ABB President and Eastern Bank Managing Director Ali Reza Iftekhar said that the biggest problem in the banking sector is defaulted loans.

“If a loan falls into default, it takes up to 10 years to recover the loans and there are also legal costs to be considered,” he pointed out.

He also said that banks need FBCCI’s support in recovering loans from wilful defaulters.

Echoing his view, Mutual Trust Bank Managing Director Syed Mahbubur Rahman said that non-performing loans (NPLs) are the main problem in the banking sector.

“Now the NPLs are near about 10 per cent, which is a big concern for the sector,” he added.

If the NPL rate remains low, there will be no problems in disbursing more loans, added Mahbubur Rahman.

“We seek FBCCI help on what can be done against these wilful defaulters,” he said.

Rupali Bank Managing Director Obayed Ullah Al Masud said that the FBCCI should arrange another meeting with bankers on how the defaulted loans can be recovered.

FBCCI President Md Jashim Uddin, in his written speech, said that the ongoing Covid-19 pandemic has hit almost every sector in the country’s economy.

“However, it has had a serious negative impact on some sectors, such as SMEs, transport, tourism, hotels, motels, restaurants, among others,” he added.

“The country’s economic activities remain very active amid the pandemic due to incentive packages worth Tk 1,87,679 crore announced by the government,” he said, adding that about 22 per cent of the total incentives have been allocated to the CMSE sector in Bangladesh, whereas the allocation is 36 per cent in India, 33 per cent in Thailand and 24 per cent in Malaysia.

He also added that there was no alternative but to prioritise the SME sector for the overall economic development of the country.

“For this, the stimulus loans have to be disbursed properly and the lending process should be simplified and collateral free,” he added.

“If the down payment rate for industrial loan rescheduling is fixed at a maximum of 1 to 2 per cent, industrialization in the country would be easier,” as per the written speech of FBCCI.

In reply, Ali Reza Iftekhar said, “It is true that we did not disburse 100 per cent of the CMSME stimulus package because it is not so easy to disburse SME loans as there are some documents needed for KYC (know your customer) before disbursing the loans.

He also added that the operational cost for small loans is very high.

“It is not only our job to disburse the loans, but we also have to observe that if the loans can be recovered,” he added.

“The 9 per cent interest rate for all loans is another challenge to achieve the credit growth because the operational costs of all loans are not same.”

FBCCI also urged that 5 to 7 years term loans need to be arranged for the SME sector, but the bankers said that banks are not the right place for long-term funding.

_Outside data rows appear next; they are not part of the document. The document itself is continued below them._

+def main():
+    ap = argparse.ArgumentParser()
+    ap.add_argument("--factors", default="1,2,3,4,6,8,16,65536")
+    ap.add_argument("--format", default="csvo")
+    ap.add_argument("--rounds", type=int, default=2)
+    args = ap.parse_args()
+    import torch
+
+    depth, W, H = 12, 1920, 1080
+    fmt = vra.SVO_ESVO if args.format == "esvo" else vra.SVO_CSVO
+    world = vra.World(fmt)
+    st = world.build_heightfield(depth)
+    views = [moving(depth, st["h_max"], W, H, i) for i in range(50)]
+    tex, mats = scenes.asset_textures(ROOT / "tests" / "golden" / "textures"), scenes.synthetic_materials()
+
+    def timed(svo, frame, steps=30):
+        for i in range(4):
+            frame(i)
+        svo.sync()
+        blocks = []
+        for _ in range(3):
+            t0 = time.perf_counter()
+            for i in range(steps):
+                frame(i)
+            svo.sync()
+            blocks.append((time.perf_counter() - t0) / steps * 1e3)
+        return sorted(blocks)[1]
+
+    for rnd in range(args.rounds):
+        for factor in [int(f) for f in args.factors.split(",")]:
+            os.environ["VX_LIST_SUBTILES_PER_WAVE"] = str(factor)
+            svo = hip.Svo(fmt, world.size_in_bytes + (16 << 20))
+            svo.set_materials(mats)
+            svo.set_textures(tex, 6)
+            svo.update_full(world)
+            shares = {}
+            for n in (2, 4, 8):
+                frames = min(8, max(3, n))
+                svo.set_frames_in_flight(frames)
+                per = max(hip.local_tile_count(W, H, r, n) for r in range(n))
+                lists = [torch.zeros((per, 32, 32, 4), dtype=torch.uint8, device="cuda") for _ in range(frames)]
+                torch.cuda.synchronize()
+                ms = [timed(svo, lambda i, r=r: svo.render_device(views[i % len(views)], W, H, lists[i % frames].data_ptr(), tile_rank=r, tile_count=n, fmt=hip.VX_FORMAT_RGBA8))
+                      for r in range(n)]
+                shares[n] = sum(ms) / n
+                del lists
+            a, b = fit(shares)
+            print(json.dumps({"round": rnd, "subtiles_per_wave": factor, "share_ms_mean": {str(n): round(v, 4) for n, v in shares.items()},
+                              "fit_a_ms": round(a, 4), "fit_b_ms": round(b, 4)}), flush=True)
+            svo.close()
+
+
+if __name__ == "__main__":
+    main()
diff --git a/profiles/round7/launch_cost.py b/profiles/round7/launch_cost.py
--- /dev/null
+++ b/profiles/round7/launch_cost.py
@@ -0,0 +1,131 @@
+#!/usr/bin/env python3
+import argparse
+import ctypes as C
+import json
+import math
+import os
+import sys
+import time
+from pathlib import Path
+
+ROOT = Path(__file__).resolve().parent.parent.parent
+os.environ["VX_TIMELINE"] = "1"
+os.environ.setdefault("VX_TIMELINE_LAUNCHES", "24")
+os.environ.setdefault("VX_LIB_DIR", str(ROOT / "voxel-rs_amd" / "lib" / "lib_tl"))
+sys.path.insert(0, str(ROOT))
+from _pkg import load_package
+
+vra = load_package()
+from voxel_rs_amd import hip, scenes
+
+
+def moving(depth, h_max, W, H, i):
+    n = float(1 << depth)
+    a = math.radians(0.25 * i)
+    fwd = (0.6 * math.cos(a) - 0.7 * math.sin(a), -0.35, 0.6 * math.sin(a) + 0.7 * math.cos(a))
+    eye = (0.5 * n + 0.05 * i, h_max + 0.05 * n, 0.5 * n + 0.066 * i)
+    return scenes.render_params_to_uniforms(eye, fwd, (0.0, 1.0, 0.0), math.radians(72.0), W / H, 0.3, (-1.0, -1.0, -1.0), True, 3.0e38)
+
+
+def read_rows(svo, launches):
+    import numpy as np
+
+    out = np.zeros((launches * 8192, 8), dtype=np.uint64)
+    n = hip.lib().vx_timeline_read(svo._h, out.ctypes.data_as(C.c_void_p), launches * 8192)
+    return out[:n]
+
+
+def figures(rows, launches, frames, slots):
+    import numpy as np
+
+    waves = len(rows) // launches
+    r = rows[: waves * launches].reshape(launches, waves, 8)
+    start, leave = r[:, :, 0].astype(np.float64) / 100.0, r[:, :, 2].astype(np.float64) / 100.0
+    t0 = start.min()
+    start, leave = start - t0, leave - t0
+    to_first = (r[:, :, 4] >> np.uint64(44)).astype(np.float64) / 100.0
+    k_start, k_end = start.min(axis=1), leave.max(axis=1)
+    gaps = [k_start[i + frames] - k_end[i] for i in range(launches - frames)]
+    period = (k_start[-1] - k_start[frames]) / max(launches - 1 - frames, 1)
+    lo, hi = k_start[frames], k_end[launches - frames - 1]
+    ev = np.concatenate([np.stack([start.ravel(), np.ones(start.size)], 1), np.stack([leave.ravel(), -np.ones(leave.size)], 1)])
+    ev = ev[np.argsort(ev[:, 0], kind="stable")]
+    resident = np.cumsum(ev[:, 1])
+    t = ev[:, 0]
+    dt = np.diff(np.clip(t, lo, hi))
+    below = float(dt[resident[:-1] < slots].sum() / max(hi - lo, 1e-9))
+    mean_res = float((dt * resident[:-1]).sum() / max(hi - lo, 1e-9))
+    p = lambda a, q: round(float(np.percentile(a, q)), 2)
+    per_kernel = [{"launch": i, "first_start_us": round(float(k_start[i]), 2), "median_start_us": p(start[i], 50), "last_start_us": round(float(start[i].max()), 2),
+                   "median_exit_us": p(leave[i], 50), "last_exit_us": round(float(k_end[i]), 2), "first_trip_median_us": p(to_first[i], 50),
+                   "first_trip_p95_us": p(to_first[i], 95)} for i in range(launches)]
+    return {"waves_per_launch": int(waves), "launches": launches, "frames_in_flight": frames, "device_wave_slots": slots,
+            "period_us": round(float(period), 2),
+            "gap_us": {"median": p(gaps, 50), "min": p(gaps, 0), "max": p(gaps, 100), "all": [round(float(g), 2) for g in gaps]},
+            "start_to_first_trip_us": {"median": p(to_first, 50), "p95": p(to_first, 95), "p5": p(to_first, 5)},
+            "first_wave_to_median_wave_start_us": p(np.median(start, axis=1) - k_start, 50),
+            "drain_us_last_exit_minus_median_exit": {"median": p(k_end - np.median(leave, axis=1), 50), "max": p(k_end - np.median(leave, axis=1), 100)},
+            "kernel_span_us": {"median": p(k_end - k_start, 50), "sd": round(float(np.std(k_end - k_start)), 2)},
+            "wave_life_us_median": p(leave - start, 50),
+            "below_full_share": round(below, 4), "mean_resident_waves": round(mean_res, 1), "per_kernel": per_kernel}
+
+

“It is not possible to lend for long-term by arranging short term deposits,” said Ali Reza Iftekhar.

“Capital market and bond market is the proper place for long-term funding,” said bankers, adding that the government should take initiatives to develop the bond market.

The City Bank Managing Director Mashrur Arefin, Standard Chartered Bangladesh Country Head Naser Ezaz Bijoy, IFIC Bank MD Mohammad Shah Alam Sarwar, Trust Bank MD Humaira Azam, Mercantile Bank MD Quamrul Islam Chowdhury, among others, also attended the meeting.